I don't have that issue and everyone I know doesn't have that problem. Sounds like you got the one bad one

Sent from my Galaxy Nexus using Tapatalk 2


----------



## havi007 (Aug 13, 2011)

same here I do not have that issue


----------



## Bschrib (Jul 31, 2011)

I've seen an occasional flicker on mine too, but it's not nearly that frequent -- the Nexus 7 had that issue for me too, but it went away after I got an update. Although if it's that frequent I'd just RMA it..


----------



## Mustang302LX (Jun 28, 2011)

Bschrib said:


> I've seen an occasional flicker on mine too, but it's not nearly that frequent -- the Nexus 7 had that issue for me too, but it went away after I got an update. Although if it's that frequent I'd just RMA it..


^ This. Screw spending $400-$500 for a device that flickers. Get a new one.


----------



## shanerbaner82 (Nov 20, 2011)

I'm not having that issue. However, my tablet keeps locking up on me and rebooting. Anyone having that issue? 5 times in 24 hours or so.


----------



## impulse101 (May 11, 2012)

shanerbaner82 said:


> I'm not having that issue. However, my tablet keeps locking up on me and rebooting. Anyone having that issue? 5 times in 24 hours or so.

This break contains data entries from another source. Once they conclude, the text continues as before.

@@ -456,7 +372,7 @@
         c[j] = begin + j < end ? tile_count[begin + j] : 0u;
         if (!ORDER && begin + j < end) {
             c[j] = record_bound(c[j], len_offset[begin + j + 1] - len_offset[begin + j]);
-            tile_cursor[begin + j] = 0u;
+            tile_used[begin + j] = 0u;
         }
     }
 #pragma unroll
@@ -486,7 +402,7 @@
 #pragma unroll
     for (int j = 0; j < SCAN_BATCH; j++) {
         const bool in = begin + j < end;
-        if (in) { tile_offset[begin + j] = run; if (ORDER) tile_cursor[begin + j] = run; }
+        if (in) tile_offset[begin + j] = run;
         run += c[j];
         if (!ORDER) continue;
         const bool empty = in && c[j] == 0u;
@@ -535,6 +451,292 @@
         hit_offset[n] = wave_sum[16]; *hit_total = s_total;
         if (host_hit_total) *host_hit_total = host_size_word(host_seq, s_total);
         if (overflow && s_total > (unsigned long long)capacity) *overflow = 1u;
+    }
+}
+
+constexpr int FUSE_VALS = ORDER_BUCKETS + 2;
+constexpr int SYNC_TICKET = 0, SYNC_DONE = 1, SYNC_CURSOR = 4, SYNC_GRANULES = 128;
+static_assert(SYNC_CURSOR + ORDER_BUCKETS + 1 <= SYNC_GRANULES, "bucket cursors in front of the granules");
+static_assert(FUSE_CHUNK == 256 * SCAN_BATCH, "a chunk is 8 tiles per thread of a 256-thread workgroup");
+static_assert(ORDER_CELLS == ORDER_BUCKETS * ORDER_COPIES, "the empty-tile cell follows the last bucket's copies");
+constexpr uint32_t FUSE_SPIN_MAX = 1u << 20;
+size_t fuse_sync_words(int ntiles) { return SYNC_GRANULES + 2 * (size_t)FUSE_VALS * (size_t)((ntiles + FUSE_CHUNK - 1) / FUSE_CHUNK); }
+
+typedef __attribute__((address_space(1))) uint32_t gu32;
+typedef __attribute__((address_space(1))) unsigned long long gu64;
+
+constexpr int FL_CELLS = 0;
+constexpr int FL_PREF = 1040;
+constexpr int FL_OWN = FL_PREF + 80;
+constexpr int FL_WAVE = FL_OWN + 80;
+constexpr int FL_WORDS = FL_WAVE + 17;
+static_assert(FL_PREF >= ORDER_CELLS + 1 && FL_WORDS <= LDS_HIST_MAX, "chunk LDS layout");
+
+__device__ __forceinline__ void fused_timeout(const FusedScan& a) { *reinterpret_cast<volatile uint32_t*>(a.timeout) = 1u; }
+
+__device__ __forceinline__ void chunk_load(const uint32_t* __restrict__ tile_count, int n, int begin, uint32_t (&c)[SCAN_BATCH]) {
+    if (begin + SCAN_BATCH <= n) {
+        const uint4 lo = *reinterpret_cast<const uint4*>(tile_count + begin), hi = *reinterpret_cast<const uint4*>(tile_count + begin + 4);
+        c[0] = lo.x; c[1] = lo.y; c[2] = lo.z; c[3] = lo.w; c[4] = hi.x; c[5] = hi.y; c[6] = hi.z; c[7] = hi.w;
+    } else {
+#pragma unroll
+        for (int j = 0; j < SCAN_BATCH; j++) c[j] = begin + j < n ? tile_count[begin + j] : 0u;
+    }
+}
+__device__ __forceinline__ void chunk_cells(uint32_t* cells, int n, int begin, const uint32_t (&c)[SCAN_BATCH], int lane) {
+    int n_empty = 0;
+#pragma unroll
+    for (int j = 0; j < SCAN_BATCH; j++) {
+        if (begin + j >= n) continue;
+        if (c[j]) atomicAdd(&cells[order_cell(c[j], lane)], 1u);
+        else n_empty++;
+    }
+#pragma unroll
+    for (int d = 32; d > 0; d >>= 1) n_empty += __shfl_xor(n_empty, d, 64);
+    if (lane == 0 && n_empty) atomicAdd(&cells[ORDER_CELLS], (uint32_t)n_empty);
+}
+
+__device__ __forceinline__ bool fused_wait_done(const FusedScan& a, int nchunks, uint32_t* s_flag, int tid) {
+    if (tid == 0) {
+        uint32_t ok = 1u;
+        for (uint32_t spins = 0; __hip_atomic_load((gu32*)(a.sync + SYNC_DONE), __ATOMIC_RELAXED, __HIP_MEMORY_SCOPE_AGENT) < (uint32_t)nchunks; spins++) {
+            if (spins == FUSE_SPIN_MAX) { fused_timeout(a); ok = 0u; break; }
+            __builtin_amdgcn_s_sleep(2);
+        }
+        __builtin_amdgcn_fence(__ATOMIC_ACQUIRE, "agent");
+        asm volatile("s_waitcnt vmcnt(0)" ::: "memory");
+        *s_flag = ok;
+    }
+    __syncthreads();
+    return *s_flag != 0u;
+}
+
+__device__ __forceinline__ void fused_publish_done(const FusedScan& a, int tid) {
+    asm volatile("s_waitcnt vmcnt(0)" ::: "memory");
+    __syncthreads();
+    if (tid == 0) {
+        __builtin_amdgcn_fence(__ATOMIC_RELEASE, "agent");
+        asm volatile("s_waitcnt vmcnt(0)" ::: "memory");
+        __hip_atomic_fetch_add((gu32*)(a.sync + SYNC_DONE), 1u, __ATOMIC_RELAXED, __HIP_MEMORY_SCOPE_AGENT);
+    }
+}
+
+__device__ void fused_scan_chunk(const FusedScan& a, uint32_t* tile_offset, int chunk, int nchunks, uint32_t* lds, int tid) {
+    const int lane = tid & 63, n = a.ntiles;
+    uint32_t* cells = lds + FL_CELLS; uint32_t* pref = lds + FL_PREF; uint32_t* own = lds + FL_OWN; uint32_t* wave_sum = lds + FL_WAVE;
+    for (int i = tid; i < FL_WORDS; i += 256) lds[i] = 0u;
+    const int begin = chunk * FUSE_CHUNK + tid * SCAN_BATCH;
+    uint32_t c[SCAN_BATCH], local = 0;
+    chunk_load(a.tile_count, n, begin, c);
+    __syncthreads();
+    chunk_cells(cells, n, begin, c, lane);
+#pragma unroll
+    for (int j = 0; j < SCAN_BATCH; j++) local += c[j];
+    const uint32_t run = block_exclusive_scan(local, tid, wave_sum);
+    gu64* g = (gu64*)(a.sync + SYNC_GRANULES);
+    if (tid < FUSE_VALS) {
+        uint32_t v = 0;
+        if (tid == 0) v = wave_sum[16];
+        else if (tid <= ORDER_BUCKETS) {
+#pragma unroll
+            for (int q = 0; q < ORDER_COPIES; q++) v += cells[(tid - 1) * ORDER_COPIES + q];
+        } else v = cells[ORDER_CELLS];
+        own[tid] = v;
+        __hip_atomic_store(g + (size_t)chunk * FUSE_VALS + tid, (1ull << 32) | v, __ATOMIC_RELAXED, __HIP_MEMORY_SCOPE_AGENT);
+    }
+    constexpr int LB = 4;
+    const int items = chunk * FUSE_VALS;
+    for (int i0 = 0; i0 < items; i0 += 256 * LB) {
+        unsigned long long x[LB];
+        for (uint32_t spins = 0;; spins++) {
+            bool ready = true;
+#pragma unroll
+            for (int k = 0; k < LB; k++) x[k] = __hip_atomic_load(g + min(i0 + tid + 256 * k, items - 1), __ATOMIC_RELAXED, __HIP_MEMORY_SCOPE_AGENT);
+#pragma unroll
+            for (int k = 0; k < LB; k++) ready &= (x[k] >> 32) != 0ull;
+            if (ready) break;
+            if (spins == FUSE_SPIN_MAX) { fused_timeout(a); break; }
+            __builtin_amdgcn_s_sleep(1);
+        }
+#pragma unroll
+        for (int k = 0; k < LB; k++) {
+            const int i = i0 + tid + 256 * k;
+            if (i < items) atomicAdd(&pref[i % FUSE_VALS], (uint32_t)x[k]);
+        }
+    }
+    __syncthreads();
+    uint32_t o[SCAN_BATCH], r = pref[0] + run;
+#pragma unroll
+    for (int j = 0; j < SCAN_BATCH; j++) { o[j] = r; r += c[j]; }
+    if (begin + SCAN_BATCH <= n) {
+        *reinterpret_cast<uint4*>(tile_offset + begin) = make_uint4(o[0], o[1], o[2], o[3]);
+        *reinterpret_cast<uint4*>(tile_offset + begin + 4) = make_uint4(o[4], o[5], o[6], o[7]);
+    } else {
+#pragma unroll
+        for (int j = 0; j < SCAN_BATCH; j++) if (begin + j < n) tile_offset[begin + j] = o[j];
+    }
+    if (chunk == nchunks - 1) {
+        if (tid < 64) {
+            const uint32_t t = pref[1 + tid] + own[1 + tid];
+            uint32_t incl = t;
+#pragma unroll
+            for (int d = 1; d < 64; d <<= 1) {
+                const uint32_t u = __shfl_up(incl, d, 64);
+                if (lane >= d) incl += u;
+            }
+            static_assert(ORDER_BUCKETS == 64, "one lane per bucket");
+            __hip_atomic_store((gu32*)(a.sync + SYNC_CURSOR + tid), incl - t, __ATOMIC_RELAXED, __HIP_MEMORY_SCOPE_AGENT);
+            if (tid == 63) __hip_atomic_store((gu32*)(a.sync + SYNC_CURSOR + ORDER_BUCKETS), incl, __ATOMIC_RELAXED, __HIP_MEMORY_SCOPE_AGENT);
+        }
+        if (tid == 0) {
+            const uint32_t total = pref[0] + own[0];
+            tile_offset[n] = total; *a.num_rendered = (int)total;
+            if (a.host_num_rendered) *a.host_num_rendered = host_size_word(a.host_seq, total);
+            if (a.overflow && total > a.capacity) *a.overflow = 1u;
+        }
+    }
+    fused_publish_done(a, tid);
+}
+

Haven't heard anyone with that issue, you might have a bad one, bad ram or something

Sent from my Galaxy Tab 10.1 using Tapatalk 2


----------



## matthileo (Jun 27, 2011)

I had it pretty bad before the ota, and only once since.
I can reproduce it whenever I use WiFi Analyzer on the curve graph though. Every single time.

[sent from my nexus 10]


----------



## MykalDre (Dec 9, 2012)

I noticed some flickering and reboots with the stock ROM. Craig's aosp+ seems to have fixed them for the most part. seems/at least for me/ to be a problem with the ROM and not the device. But nobodys is exactly the same. Try custom ROMs and if that don't work for ya lock her back up and ship her back.

Sent from my Stoned Nexus 10 using RootzWiki


----------